Paravalvular regurgitation is a known complication in 5–17% of prosthetic valve replacements, and may be treated with either surgery or percutaneous repair in patients with refractory heart failure and/or haemolytic anaemia.1 Percutaneous paravalvular leak (PVL) closure is supported by a class 2a recommendation in the 2020 American College of Cardiology/American Heart Association (ACC/AHA) valvular heart disease guidelines, and has been shown to improve functional class and decrease mortality.2,3–5 However, tricuspid PVLs are uncommon and experience with tackling such cases limited, with few case reports in the literature and multiple variations in the techniques used.6–9 We aim to discuss the step-by-step methodology and technical considerations for percutaneous tricuspid PVL closure using a case as a practical illustration.
Our patient was a 67-year-old man with rheumatic heart disease treated with a Björk–Shiley aortic valve replacement in the 1980s, and subsequent Carbomedics mitral valve replacement and St Jude tricuspid valve replacement in the 1990s. In addition, he had a significant cardiac history of coronary artery disease and AF and a pacemaker had been inserted for sick sinus syndrome. He presented with right heart failure secondary to severe tricuspid PVL.
Transoesophageal echocardiogram (TOE; Figure 1) and CT scan (Figure 2) showed severe PVL through a 15 × 13 mm defect at the tricuspid valve medial aspect. The CT scan also identified the optimal fluoroscopic crossing angle to guide the procedure. After discussion with the Heart Team, he was deemed too high risk for a third redo sternotomy and surgical repair, thus the decision was made for percutaneous repair, in accordance with a class 2a recommendation in the 2020 ACC/AHA valvular heart disease guidelines.2
A 20 Fr right femoral venous access was obtained and pre-closed with two Perclose ProGlides (Abbott). The PVL was crossed using the CT pre-determined fluoroscopic angle with an Agilis (Abbott) sheath and telescoping 5 Fr multipurpose catheter (Figure 3A).

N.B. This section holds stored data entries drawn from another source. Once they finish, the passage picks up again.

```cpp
__global__ __launch_bounds__(256) void reduce_slices_ld_kernel(const float* part, long slice_stride, long ld_part, int slices,
                                                               float* out, long ld_out, int rows, int cols4, int accumulate) {
    const long i = (long)blockIdx.x * 256 + threadIdx.x;
    if (i >= (long)rows * cols4) return;
    const int r = (int)(i / cols4), c = (int)(i - (long)r * cols4) * 4;
    float* o = out + (long)r * ld_out + c;
    f32x4 acc = accumulate ? *(const f32x4*)o : f32x4{0.f, 0.f, 0.f, 0.f};
    const float* src = part + (long)r * ld_part + c;
    for (int s = 0; s < slices; ++s) {
        const f32x4 v = *(const f32x4*)(src + s * slice_stride);
#pragma unroll
        for (int e = 0; e < 4; ++e) acc[e] += v[e];
    }
    *(f32x4*)o = acc;
}
extern "C" int dw_reduce_slices_ld(const float* part, int64_t slice_stride, int64_t ld_part, int slices, float* out, int64_t ld_out,
                                   int rows, int cols, int accumulate, void* stream) {
    DW_CLEAR_ERR();
    if (!part || !out || slices < 1 || rows <= 0 || cols <= 0 || (cols & 3) || (ld_part & 3) || (ld_out & 3) || (slice_stride & 3) ||
        ld_part < cols || ld_out < cols || ((uintptr_t)part & 15) || ((uintptr_t)out & 15))
        return DW_EINVAL;
    const long n = (long)rows * (cols / 4);
    hipLaunchKernelGGL(reduce_slices_ld_kernel, dim3((n + 255) / 256), dim3(256), 0, (hipStream_t)stream, part, (long)slice_stride,
                       (long)ld_part, slices, out, (long)ld_out, rows, cols / 4, accumulate);
    DW_CHECK_LAUNCH();
    return DW_OK;
}

enum GemmKernel {
    K_SKINNY,
    K_TILE128,
    K_TILE256,
    K_WP8_M128,
    K_WP16_SMALL,
    K_WP8_320,
    K_WP16_NN,
    K_WP8_NN,
    K_WP8_NT,
    K_WP16_TT,
};

static GemmKernel gemm_choose(const DwGemm* g, const GemmP& p) {
    const bool ta = g->trans_a, tb = g->trans_b, nn = !ta && !tb;
    const bool one_slice = p.split_k == 1 && !p.atomic;
    const bool ref = g_gemm_mode == GEMM_REFERENCE;
    const bool res_f32 = g->r && g->r_dtype == DW_F32 && g->c_dtype == DW_F32;
    const long cus = g_gemm_cus, tn = (g->n + 255) / 256;
    const long t256 = (long)((g->m + 255) / 256) * tn;
    const bool fits320 = !ta && one_slice && g->m % 320 == 0 && g->n % 256 == 0;
    int tile = g->tile;
    if ((tile == 0 || tile == 16) && dw_gemm_skinny_ok(p, ta, tb)) return K_SKINNY;
    bool one_round_320 = false, small_m_256 = false;
    if (tile != 128 && tile != 256) {
        tile = t256 >= 512 ? 256 : 128;
        if (tile == 128 && !ref && g_gemm_small_m && !ta && one_slice) {
            const long r128 = (((long)(g->m + 127) / 128) * tn + cus - 1) / cus;
            const long r256 = (t256 + cus - 1) / cus;
            const long r320 = fits320 ? ((long)(g->m / 320) * tn + cus - 1) / cus : 0;
            const long c128 = r128 * 100, c256 = r256 * 165, c320 = fits320 ? r320 * 205 : (1L << 40);
            if (c320 <= c128 && c320 <= c256) { tile = 256; one_round_320 = true; }
            else if (c256 <= c128) { tile = 256; small_m_256 = true; }
            else return K_WP8_M128;
        }
    }
    if (tile == 256 && g->tile != 256 && nn && res_f32 && g->k <= 1024 && one_slice) tile = 128;
    if (tile == 128) return K_TILE128;
    const long spanA = ta ? (long)g->k * g->lda * 2 : 256L * g->lda * 2 + (long)g->k * 2;
    const long spanB = tb ? (long)g->k * g->ldb * 2 : 256L * g->ldb * 2 + (long)g->k * 2;
    if (ref || spanA >= 0x7fffffffL || spanB >= 0x7fffffffL) return K_TILE256;
    if (small_m_256) return K_WP16_SMALL;
    if (fits320 && (one_round_320 || g_gemm_mode == GEMM_FORCE_320)) return K_WP8_320;
    if (nn && g->k <= 2560 && g->n >= 3840 && !g->r && !g->z_out && !g->zgrad_in && g->c_dtype != DW_F32) return K_WP16_NN;
    if (fits320) {
        const long r256 = (((g->m + 255) / 256) * tn + cus - 1) / cus * 4;
        const long r320 = ((g->m / 320) * tn + cus - 1) / cus * 5;
        if (tb ? r320 < r256 && !g->zgrad_in : r320 <= r256) return K_WP8_320;
    }
    if (nn) return res_f32 && g->k <= 2560 ? K_TILE256 : K_WP8_NN;
    if (!ta) return K_WP8_NT;
    if (tb) return K_WP16_TT;
    return K_TILE256;
}

extern "C" int dw_gemm_bf16(const DwGemm* g, void* stream) {
    DW_CLEAR_ERR();
    if (!g || (!g->a && !g->ln_x) || !g->b || !g->c) return DW_EINVAL;
    if (g->m <= 0 || g->n <= 0 || g->k <= 0 || (g->k & 63)) return DW_EINVAL;
    if ((g->lda & 7) || (g->ldb & 7)) return DW_EINVAL;
    if ((g->a && ((uintptr_t)g->a & 15)) || ((uintptr_t)g->b & 15)) return DW_EINVAL;
    if (g->trans_a && g->lda < ((g->m + 7) & ~7)) return DW_EINVAL;
    if (g->trans_b && g->ldb < ((g->n + 7) & ~7)) return DW_EINVAL;
    GemmP p;
    p.a = (const bf16*)g->a; p.b = (const bf16*)g->b; p.c = g->c; p.bias = g->bias;
    p.z_out = (bf16*)g->z_out; p.zgrad = (const bf16*)g->zgrad_in; p.r = g->r;
    p.lda = g->lda; p.ldb = g->ldb; p.ldc = g->ldc; p.ldz = g->ldz; p.ldzg = g->ldzg; p.ldr = g->ldr;
    p.m = g->m; p.n = g->n; p.k = g->k;
    p.act = g->act; p.c_dtype = g->c_dtype; p.r_dtype = g->r_dtype; p.r_row_mod = g->r_row_mod;
    p.round_res = g->round_res; p.tiles_n = 0; p.nwg = 0;
    p.split_k = g->split_k > 1 ? g->split_k : 1;
    p.atomic = g->atomic_acc ? 1 : 0;
    if (p.split_k > (g->k >> 6)) p.split_k = g->k >> 6;
    p.slice_stride = 0;
    p.sched = nullptr;
    p.zg_f16 = g->z_is_gelu_grad ? 1 : 0;
    p.colsum = g->colsum_out;
    if (g->colsum_out && (g->split_k > 1 || g->atomic_acc || ((uintptr_t)g->colsum_out & 3))) return DW_EINVAL;
    p.stage_next = g_gemm_stage_next;
    if (p.zg_f16 && g->z_out && g->act != 1) return DW_EINVAL;
    p.ln_x = g->ln_x; p.ln_g = g->ln_gamma; p.ln_b = g->ln_beta; p.ld_lnx = g->ld_lnx; p.ln_x_dtype = g->ln_x_dtype;
    p.ln_eps = g->ln_eps;
    p.kv_out = (bf16*)g->kv_out; p.kv_ld = g->kv_ld; p.kv_split = g->kv_split; p.kv_rpb = g->kv_rows_per_batch;
    p.kv_pitch = g->kv_batch_pitch; p.kv_row0 = g->kv_row0;
    const bool fused = g->ln_x || g->kv_out;
    if (g->ln_x && (!g->ln_gamma || !g->ln_beta || g->k > 1280 || g->m > 32 || (g->ld_lnx & 7) ||
                    ((uintptr_t)g->ln_x & 15) || ((uintptr_t)g->ln_gamma & 15) || ((uintptr_t)g->ln_beta & 15)))
        return DW_EINVAL;
    if (g->kv_out && (g->c_dtype != DW_BF16 || g->act || g->r || g->z_out || g->zgrad_in || (g->kv_split & 15) ||
                      g->kv_split <= 0 || g->kv_split >= g->n || g->kv_rows_per_batch <= 0 || (g->kv_ld & 3) ||
                      ((uintptr_t)g->kv_out & 7)))
        return DW_EINVAL;
    if (p.split_k > 1 && !p.atomic) {
        if (g->c_dtype != DW_F32 || g->bias || g->z_out || g->zgrad_in || g->r || g->act || g->slice_stride <= 0)
            return DW_EINVAL;
        p.slice_stride = g->slice_stride;
    }
    if (p.atomic && (g->c_dtype != DW_F32 || g->bias || g->z_out || g->zgrad_in || g->r || g->act)) return DW_EINVAL;
    {
        const int es = g->c_dtype == DW_F32 ? 4 : 2;
        bool v = ((uintptr_t)g->c % (4 * es)) == 0 && (g->ldc & 3) == 0;
        if (g->bias) v = v && ((uintptr_t)g->bias & 15) == 0;
        if (g->z_out) v = v && ((uintptr_t)g->z_out & 7) == 0 && (g->ldz & 3) == 0;
        if (g->zgrad_in) v = v && ((uintptr_t)g->zgrad_in & 7) == 0 && (g->ldzg & 3) == 0;
        if (g->r) v = v && ((uintptr_t)g->r % (g->r_dtype == DW_F32 ? 16 : 8)) == 0 && (g->ldr & 3) == 0;
        p.vec = v ? 1 : 0;
    }
    hipStream_t s = (hipStream_t)stream;
    if (g->tile == 16 && !dw_gemm_skinny_ok(p, g->trans_a, g->trans_b)) return DW_EINVAL;
    const GemmKernel kern = gemm_choose(g, p);
    if (kern == K_SKINNY) {
        if (g->colsum_out) return DW_EINVAL;
        return dw_gemm_skinny_launch(p, s);
    }
    if (fused) return DW_EINVAL;
    if (g->tile == 129 && (g->trans_a || p.split_k != 1 || p.atomic)) return DW_EINVAL;
    if (kern == K_TILE128) return dw_gemm_tile128_launch(p, g->trans_a, g->trans_b, s);
    p.strip = g_gemm_strip;
    if (g_gemm_dynamic) p.sched = gemm_sched_slot(s);
    if (kern == K_WP8_M128) return g->trans_b ? dw_gemm_wp8_nt128_launch(p, s) : dw_gemm_wp8_nn128_launch(p, s);
    if (g->k <= 1024) p.stage_next |= 128;
    switch (kern) {
    case K_WP16_SMALL: return g->trans_b ? dw_gemm_wp16_nt_small_launch(p, s) : dw_gemm_wp16_nn_small_launch(p, s);
    case K_WP8_320: return g->trans_b ? dw_gemm_wp8_nt320_launch(p, s) : dw_gemm_wp8_nn320_launch(p, s);
    case K_WP8_NN: return dw_gemm_wp8_nn_launch(p, s);
    case K_WP8_NT: return dw_gemm_wp8_nt_launch(p, s);
    case K_WP16_TT: return dw_gemm_wp16_tt_launch(p, s);
    case K_WP16_NN: {
        const int tm_full = p.m / 256, rem = p.m - tm_full * 256;
        const long tn = (p.n + 255) / 256;
        const long rounds_all = ((long)(tm_full + 1) * tn + g_gemm_cus - 1) / g_gemm_cus;
        const long rounds_full = ((long)tm_full * tn + g_gemm_cus - 1) / g_gemm_cus;
        if (g_gemm_row_tail && g->tile != 256 && rem > 0 && rem <= 128 && tm_full > 0 && rounds_full < rounds_all && !p.colsum) {
            GemmP q1 = p, q2 = p;
            q1.m = tm_full * 256;
            const size_t es = p.c_dtype == DW_F32 ? 4 : 2;
            q2.m = rem;
            q2.a = p.a + (long)q1.m * p.lda;
            q2.c = (char*)p.c + (size_t)q1.m * p.ldc * es;
            q2.sched = nullptr;
            const int rc1 = dw_gemm_wp16_nn_launch(q1, s);
            if (rc1 != DW_OK) return rc1;
            return dw_gemm_tile128_launch(q2, 0, 0, s);
        }
        return dw_gemm_wp16_nn_launch(p, s);
    }
    default: return dw_gemm_tile256_launch(p, g->trans_a, g->trans_b, s);
    }
}
```

Measured before the change: 2787.

## Split attention tile loops into steady-state and tail paths with precomputed staging offsets

Attention forward, dQ and dKV kernels now run their full, unmasked tiles through a steady-state loop. That loop stages K/V (or Q/dO) with precomputed per-lane LDS and global offsets and drops the bounds checks. The last tile or tiles go through a generic tail loop, which can skip the second 32-key half when it lies entirely past Lk or above the causal limit. The aim is to cut address arithmetic and masking work in the inner loop and to avoid MFMA work on dead halves. The cost is more code duplication and larger kernel code, which could affect register allocation.

```diff
diff --git a/distil_whisper_amd/build.py b/distil_whisper_amd/build.py
--- a/distil_whisper_amd/build.py
+++ b/distil_whisper_amd/build.py
@@ -34,6 +34,7 @@
     objdir = os.path.join(HERE, "build")
     os.makedirs(objdir, exist_ok=True)
     headers = [os.path.join(CSRC, "common.h"), os.path.join(CSRC, "gemm_common.h"), os.path.join(CSRC, "gemm_kernel.h"), os.path.join(CSRC, "gemm_wp.h"), os.path.join(CSRC, "gemm_wp16.h"), os.path.join(CSRC, "select_rules.h"),
+               os.path.join(CSRC, "attention_fwd_tiles.h"), os.path.join(CSRC, "attention_dq_tiles.h"), os.path.join(CSRC, "attention_dkv_tiles.h"),
                os.path.join(HERE, "..", "include", "dwamd.h")]
     objs, procs = [], []
     flags = FLAGS + (["-DDW_ABLATE"] if os.environ.get("DW_ABLATE") else [])
diff --git a/distil_whisper_amd/csrc/attention.hip b/distil_whisper_amd/csrc/attention.hip
--- a/distil_whisper_amd/csrc/attention.hip
+++ b/distil_whisper_amd/csrc/attention.hip
@@ -4,6 +4,9 @@
 #define NEG_BIG (-1.0e30f)
 #ifndef DW_ATTN_DEFER
 #define DW_ATTN_DEFER 8
+#endif
+#ifndef DW_ATTN_HALF_SKIP
+#define DW_ATTN_HALF_SKIP 1
 #endif
 #ifndef DW_ATTN_IDLE_SKIP
 #define DW_ATTN_IDLE_SKIP 1
@@ -23,6 +26,7 @@
     int kv_B;
     int plain_order;
     float defer;
+    int half_skip;
     int coff;
     float scale;
 };
@@ -103,7 +107,7 @@
     b = bh / H;
 }
 
-template <bool CAUSAL, int NW = 4, int ABL = 0, bool VL = false>
+template <bool CAUSAL, int NW = 4, int ABL = 0, bool VL = false, bool GS = false>
 __global__ __launch_bounds__(64 * NW, CAUSAL ? 2 : 4) void attn_fwd_kernel(const AttnP p) {
     __shared__ __attribute__((aligned(1024))) char smem[2 * 16384];
     const int lane = threadIdx.x & 63;
@@ -145,92 +149,24 @@
 
     stage_tile64<NW>(K, p.ldk, 0, Lk, smem, wave, lane);
     stage_tile64<NW>(V, p.ldv, 0, Lk, smem + 8192, wave, lane);
-    for (int kt = 0; kt < nkt; ++kt) {
-        const int buf = kt & 1;
-        if (!(ABL & 16) || kt == 0) {
-            wait_vm0_seen();
-            __syncthreads();
-        }
-        if (kt + 1 < nkt && !(ABL & 8)) {
-            stage_tile64<NW>(K, p.ldk, (kt + 1) * 64, Lk, smem + (buf ^ 1) * 16384, wave, lane);
-            stage_tile64<NW>(V, p.ldv, (kt + 1) * 64, Lk, smem + (buf ^ 1) * 16384 + 8192, wave, lane);
-        }
-        const char* tK = smem + buf * 16384;
-        const char* tV = tK + 8192;
-        if (DW_ATTN_IDLE_SKIP && qb0 + wave * 32 >= Lq) continue;
-        f32x16 s[2];
-#pragma unroll
-        for (int kb = 0; kb < 2; ++kb) {
-#pragma unroll
-            for (int r = 0; r < 16; ++r) s[kb][r] = (ABL & 32) ? o[kb][r] : 0.f;
-            if (!(ABL & 32)) {
-#pragma unroll
-                for (int kk = 0; kk < 4; ++kk)
-                    s[kb] = __builtin_amdgcn_mfma_f32_32x32x16_bf16((ABL & 2) ? qf[kk ^ kb] : frag_rows(tK, kb, kk, lane), qf[kk], s[kb], 0, 0, 0);
-            }
-        }
-        const int wq0 = qb0 + wave * 32 + (CAUSAL ? p.coff : 0);
-        const bool need_mask = ((kt + 1) * 64 > Lk) || (CAUSAL && kt * 64 + 63 > wq0);
-        if (CAUSAL && kt * 64 > wq0 + 31) continue;
-        float mx = NEG_BIG;
-        if (need_mask) {
-#pragma unroll
-            for (int kb = 0; kb < 2; ++kb)
-#pragma unroll
-                for (int r = 0; r < 16; ++r) {
-                    const int key = kt * 64 + kb * 32 + (r & 3) + 8 * (r >> 2) + 4 * hi;
-                    const bool ok = key < Lk && (!CAUSAL || key <= q + p.coff);
-                    s[kb][r] = ok ? s[kb][r] : NEG_BIG;
-                }
-        }
-#pragma unroll
-        for (int kb = 0; kb < 2; ++kb)
-#pragma unroll
-            for (int r = 0; r < 16; ++r) mx = fmaxf(mx, s[kb][r]);
-        mx = xhalf_max(mx);
-        const bool move = __any((mx - m_run) * c > p.defer);
-        const float m_new = move ? fmaxf(m_run, mx) : m_run;
-        const float mc = m_new * c;
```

The Terumo glidewire (Terumo) was exchanged for a Confida pigtail wire (Medtronic). The Confida wire initially provided inadequate support when placed in the right ventricle (RV), and thus was repositioned to the pulmonary artery (PA; Figure 3B). A second Confida wire was introduced to maintain access across the PVL. A 20 mm Amplatzer Vascular Plug II (AVP II) plug was introduced via a 7 Fr Shuttle sheath and deployed (Figure 3C). The second Confida wire was removed and the AVP II plug was released (Figure 3D) after confirmation of reduction in PVL, device stability and no impedance of mechanical valve function on TOE and fluoroscopy. Repeat transthoracic echocardiogram 6 months later showed significant improvement with mild residual PVL (Figure 4, Supplementary Videos 1–4).
There are several important clinical considerations highlighted for this complex procedure. Firstly, the use of imaging (CT and 3D TOE) was crucial.10 These allowed for more accurate determination of the PVL site for crossing and dimensions for ideal sizing. A combination of the predetermination of the optimal fluoroscopic angle for crossing by CT and 3D TOE also allowed precise catheter positioning for ease of traversing the PVL. Where available, the use of hybrid fusion imaging (fluoroscopy, TOE, CT) may further facilitate the performance of the procedure. Secondly, the use of a 20 Fr right femoral venous sheath allowed for the simultaneous deployment of two plugs if necessary. The access site was also preclosed with Perclose to allow for better haemostasis post-procedure. Thirdly, the placement of the Confida wire in the PA instead of the RV provided increased support for introduction of the various catheters and devices. In rare cases, a veno-venous loop technique can also be used for added support as described by Pu et al.6 Additionally, introducing the second Confida wire helped maintain access across the PVL to avoid the difficulty of recrossing the PVL should the need arise. Lastly, it is imperative to confirm device stability and no device interaction with the mechanical valve leaflets both on fluoroscopy and TOE before release.
This case highlights the challenges faced and provides clinical pearls in dealing with percutaneous tricuspid PVL closure.